> **Task statement**
Find how many lines of the listing include the string "base", and report only that figure.
++++++++
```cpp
__global__ __launch_bounds__(1024) void solve_retract_kernel(const double *__restrict__ x, int K, int B, int Bp, int CS,
                                                            int VS, const int32_t *__restrict__ pos,
                                                            const int32_t *__restrict__ hold,
                                                            const int32_t *__restrict__ to_solver,
                                                            const float *__restrict__ vars0,
                                                            float *__restrict__ vars1, float *__restrict__ h_vars,
                                                            double *__restrict__ h_delta, SolveResult *h_res,
                                                            unsigned epoch)
{
  const int tid = threadIdx.x;
  const volatile unsigned *go = &h_res->go;
  __shared__ int s_go;
  if (tid == 0)
  {
    const unsigned long long t0 = wall_clock64();
    unsigned v;
    bool timed_out = false;
    for (;;)
    {
      v = *go;
      const unsigned d = ((v & 0x7fffffffu) - epoch) & 0x7fffffffu;
      if (d == 0u)
        break;
      if (d < 0x40000000u && (v & 0x7fffffffu) != 0u)
      {
        v = 0x80000000u;
        break;
      }
      __builtin_amdgcn_s_sleep(4);
      if (wall_clock64() - t0 > 200000000ull)
      {
        v = 0x80000000u;
// ... 42 lines not shown
      pose_retract(v0, d6, o);
    }
    for (int i = 0; i < 12; ++i)
      h_vars[(size_t)k * VS + i] = o[i];
  }
  __shared__ double s_n[16];
  for (int off = 32; off > 0; off >>= 1)
    nrm += __shfl_down(nrm, off);
  if ((tid & 63) == 0)
    s_n[tid >> 6] = nrm;
  __syncthreads();
  if (tid == 0)
  {
    double tot = 0.0;
    for (int w = 0; w < (int)(blockDim.x >> 6); ++w)
      tot += s_n[w];
    h_res->step_norm2 = tot;
  }
}

struct DeviceSolver
{
  int K = 0, B = 0, Bs = 0, Bp = 0, nblk = 0, nlinks = 0, VS = 0;
  void *d_int = nullptr;
  void *d_hold = nullptr;
  void *h_pinned = nullptr;
  void *h_T = nullptr;
  double *h_y = nullptr;
  unsigned *h_flags = nullptr;
  unsigned epoch = 0, go_epoch = 0;
  SolvePlan plan{};
  const int32_t *d_order = nullptr;
  std::vector<double> h_X;
  BlockPlan host_plan;
  std::vector<uint8_t> h_fill;

  DeviceSolver() = default;
  DeviceSolver(const DeviceSolver &) = delete;
  DeviceSolver &operator=(const DeviceSolver &) = delete;
  ~DeviceSolver()
  {
    if (d_int)
      (void)hipFree(d_int);
    if (d_hold)
      (void)hipFree(d_hold);
    if (h_pinned)
      (void)hipHostFree(h_pinned);
    if (h_T)
      (void)hipHostFree(h_T);
  }
  SolveResult *result() const { return reinterpret_cast<SolveResult *>(h_pinned); }
  float *host_vars() const { return reinterpret_cast<float *>(reinterpret_cast<char *>(h_pinned) + result_vars_offset()); }
  double *host_delta() const { return reinterpret_cast<double *>(reinterpret_cast<char *>(h_pinned) + result_delta_offset(K, VS)); }
};

int solver_create(DeviceSolver **out, int K, const plan::SolverRows &rows, int VS,
                  const std::vector<std::pair<int, int>> &links, hipStream_t stream)
{
  *out = nullptr;
  const int B = rows.B, Bs = rows.Bs;
  const int Bp = sage::padded_block(Bs);
  if (Bp == 0 || K < 1)
    return SAGE_E_UNSUPPORTED;
  BlockPlan bp;
  const int rcp = plan_blocks(K, links, !sage::env_flag("SAGE_SOLVE_NO_SPLIT"), bp);
  if (rcp != SAGE_OK)
    return rcp;
  const int n1 = bp.n1, n2 = bp.n2, nblk = bp.nblk;
  const std::vector<int32_t> &perm = bp.perm, &pos = bp.pos, &row_first = bp.row_first, &row_off = bp.row_off,
                             &a_cnt = bp.a_cnt, &a_off = bp.a_off, &blk_row = bp.blk_row, &blk_col = bp.blk_col,
                             &blk_src = bp.blk_src;
  std::unique_ptr<DeviceSolver> S(new DeviceSolver);
  S->K = K; S->B = B; S->Bs = Bs; S->Bp = Bp; S->nblk = nblk; S->nlinks = (int)links.size(); S->VS = VS;
  std::vector<int32_t> all;
  auto put = [&](const std::vector<int32_t> &v) {
    const size_t off = all.size();
    all.insert(all.end(), v.begin(), v.end());
    while (all.size() % 4)
      all.push_back(0);
    return off;
  };
  const size_t o_rf = put(row_first), o_ro = put(row_off), o_br = put(blk_row), o_bc = put(blk_col),
               o_bs = put(blk_src), o_pm = put(perm), o_ps = put(pos);
  std::vector<int32_t> order;
  auto push_row = [&](int i) {
    for (int q = 0; q < a_cnt[i]; ++q)
      order.push_back(a_off[i] + q);
    for (int q = 0; q <= i - row_first[i]; ++q)
      order.push_back(row_off[i] + q);
  };
  if (n1 > 0)
  {
    for (int t = 0; t < std::max(n1, n2); ++t)
    {
      if (t < n1)
        push_row(t);
      if (t < n2)
        push_row(n1 + t);
    }
    for (int i = n1 + n2; i < K; ++i)
      push_row(i);
  }
  else
    for (int i = 0; i < K; ++i)
      push_row(i);
  const size_t o_ord = put(order);
  const size_t o_tb = put(rows.to_block), o_ts = put(rows.to_solver);
  if (hipMalloc(&S->d_int, all.size() * sizeof(int32_t)) != hipSuccess)
    return (int)hipErrorOutOfMemory;
  if (hipMemcpyAsync(S->d_int, all.data(), all.size() * sizeof(int32_t), hipMemcpyHostToDevice, stream) != hipSuccess)
    return (int)hipErrorUnknown;
  if (hipStreamSynchronize(stream) != hipSuccess)
    return (int)hipErrorUnknown;
  const size_t ty_doubles = (size_t)nblk * Bp * Bp + (size_t)K * Bp;
  if (hipHostMalloc(&S->h_T, ty_doubles * sizeof(double) + (size_t)nblk * sizeof(unsigned), hipHostMallocDefault) !=
      hipSuccess)
    return (int)hipErrorOutOfMemory;
  S->h_y = reinterpret_cast<double *>(S->h_T) + (size_t)nblk * Bp * Bp;
  S->h_flags = reinterpret_cast<unsigned *>(reinterpret_cast<double *>(S->h_T) + ty_doubles);
  std::memset(S->h_flags, 0, (size_t)nblk * sizeof(unsigned));
  S->h_X.assign((size_t)K * Bp * Bp, 0.0);
  const size_t h_bytes = result_delta_offset(K, VS) + (size_t)K * B * sizeof(double);
  if (hipHostMalloc(&S->h_pinned, h_bytes, hipHostMallocDefault) != hipSuccess)
    return (int)hipErrorOutOfMemory;
  std::memset(S->h_pinned, 0, h_bytes);
  const int32_t *base = reinterpret_cast<const int32_t *>(S->d_int);
  SolvePlan &P = S->plan;
  P.K = K; P.B = B; P.Bs = Bs; P.Bp = Bp; P.nblk = nblk; P.nlinks = (int)links.size();
  P.row_first = base + o_rf; P.row_off = base + o_ro;
  P.blk_row = base + o_br; P.blk_col = base + o_bc; P.blk_src = base + o_bs; P.perm = base + o_pm; P.pos = base + o_ps;
  P.to_block = base + o_tb; P.to_solver = base + o_ts;
  S->d_order = base + o_ord;
  S->h_fill.assign((size_t)nblk, 0);
  for (int b = 0; b < nblk; ++b)
    S->h_fill[b] = (blk_src[b] < 0 && blk_row[b] != blk_col[b]) ? 1 : 0;
  S->host_plan = std::move(bp);
  *out = S.release();
  return SAGE_OK;
}

void solver_destroy(DeviceSolver *S) { delete S; }

int solver_set_holds(DeviceSolver *S, const std::vector<uint8_t> &hold, hipStream_t stream)
{
  if ((int)hold.size() != S->K)
    return SAGE_E_INVALID;
  const std::vector<int32_t> masks(hold.begin(), hold.end());
  if (!S->d_hold && hipMalloc(&S->d_hold, masks.size() * sizeof(int32_t)) != hipSuccess)
    return (int)hipErrorOutOfMemory;
  if (hipMemcpyAsync(S->d_hold, masks.data(), masks.size() * sizeof(int32_t), hipMemcpyHostToDevice, stream) != hipSuccess ||
      hipStreamSynchronize(stream) != hipSuccess)
    return (int)hipErrorUnknown;
  S->plan.hold = reinterpret_cast<const int32_t *>(S->d_hold);
  return SAGE_OK;
}

int solver_run(DeviceSolver *S, hipStream_t stream, const double *packed_dev, const float *vars0, float *vars1,
               int CS, double damp, const SolvePriors &pri)
{
  static const bool dbgt = sage::env_flag("SAGE_DEBUG_TIMING");
  hipError_t eh;
  SolveLease lease;
  BlockEnvelope env = envelope_of(S->host_plan, S->Bp);
  if (env.n1 > 0)
    env.no_lookahead = block_chol_arm(block_plan_has_arrow_rows(env), block_plan_long_arrow_chains(env));
  S->epoch += 1;
  if (S->epoch == 0)
    S->epoch = 1;
  hipLaunchKernelGGL(solve_scatter_kernel, dim3(std::min(kScatterWorkgroups, S->nblk)), dim3(256), 0, stream, S->plan,
                     packed_dev, vars0, S->VS, CS, pri, damp, reinterpret_cast<double *>(S->h_T), S->h_y, S->d_order,
                     S->h_flags, S->epoch);
  if ((eh = hipGetLastError()) != hipSuccess)
    return (int)eh;
  volatile unsigned *go = &S->result()->go;
  S->go_epoch = (S->go_epoch + 1) & 0x7fffffffu;
  if (S->go_epoch == 0)
    S->go_epoch = 1;
  hipLaunchKernelGGL(solve_retract_kernel, dim3(1), dim3(1024), 0, stream, S->h_y, S->K, S->B, S->Bp, CS, S->VS,
                     S->plan.pos, S->plan.hold, S->plan.to_solver, vars0, vars1, S->host_vars(), S->host_delta(),
                     S->result(), S->go_epoch);
  if ((eh = hipGetLastError()) != hipSuccess)
    return (int)eh;
  struct GoGuard
  {
    volatile unsigned *go;
    unsigned word;
    ~GoGuard()
    {
      std::atomic_thread_fence(std::memory_order_release);
      *go = word;
    }
  } guard{go, S->go_epoch | 0x80000000u};
  const auto t1 = std::chrono::steady_clock::now();
  env.ready = S->h_flags; env.epoch = S->epoch;
  env.fill = S->h_fill.data();
  const int bad = block_chol_solve_tr(env, reinterpret_cast<double *>(S->h_T), S->h_X.data(), S->h_y);
  const auto t2 = std::chrono::steady_clock::now();
  if (dbgt)
    fprintf(stderr, "[sage hybrid solve] wait for the system + host cholesky %.3f ms\n",
            std::chrono::duration<double, std::milli>(t2 - t1).count());
  if (bad == -2)
    return SAGE_E_STATE;
  if (bad)
    return SAGE_E_NOT_PSD;
  guard.word = S->go_epoch;
  return SAGE_OK;
}

const float *solver_host_vars(const DeviceSolver *S) { return S->host_vars(); }
const double *solver_host_delta(const DeviceSolver *S) { return S->host_delta(); }
double solver_host_step_norm2(const DeviceSolver *S) { return S->result()->step_norm2; }
int solver_host_status(const DeviceSolver *S) { return S->result()->status; }

}
```

### sage_slam_amd/csrc/window.hip

```cpp
#include "runtime_internal.h"

extern "C" int sage_window_num_keyframes(const SageWindow *w) { return w ? w->K : 0; }
extern "C" int sage_window_num_links(const SageWindow *w) { return w ? (int)w->links.size() : 0; }
extern "C" int sage_window_block_size(const SageWindow *w) { return w ? w->B : 0; }
extern "C" int sage_window_solver_block_size(const SageWindow *w) { return w && w->finalized ? w->rows.Bs : 0; }
extern "C" size_t sage_window_packed_count(const SageWindow *w)
{
  if (!w)
    return 0;
  const size_t BB = (size_t)w->B * w->B;
  return (size_t)w->K * BB + w->links.size() * BB + (size_t)w->K * w->B + 4;
}
extern "C" double *sage_window_packed_dev(SageWindow *w) { return w ? w->packed.as<double>() : nullptr; }
extern "C" double *sage_window_error_dev(SageWindow *w) { return w ? w->errbuf.as<double>() : nullptr; }
extern "C" double sage_window_residuals_per_linearize(const SageWindow *w) { return w ? w->residuals_per_lin : 0; }
extern "C" double sage_window_bytes_per_linearize(const SageWindow *w) { return w ? w->bytes_per_lin : 0; }

std::vector<int32_t> window_link_pairs(const SageWindow *w)
{
  std::vector<int32_t> lk;
  for (const auto &l : w->links)
    lk.insert(lk.end(), {l.first, l.second});
  return lk;
}

int window_local_edge(const SageWindow *w, int global_edge)
{
  const auto it = std::lower_bound(w->local_edges.begin(), w->local_edges.end(), global_edge);
  return it != w->local_edges.end() && *it == global_edge ? (int)(it - w->local_edges.begin()) : -1;
}

bool window_owns_edge(const SageWindow *w, int global_edge)
{
  return std::binary_search(w->owned_edges.begin(), w->owned_edges.end(), global_edge);
}

bool window_has_holds(const SageWindow *w)
{
  return std::any_of(w->hold.begin(), w->hold.end(), [](uint8_t h) { return h != 0; });
}
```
++++++++
> **Solution to the exercise**
5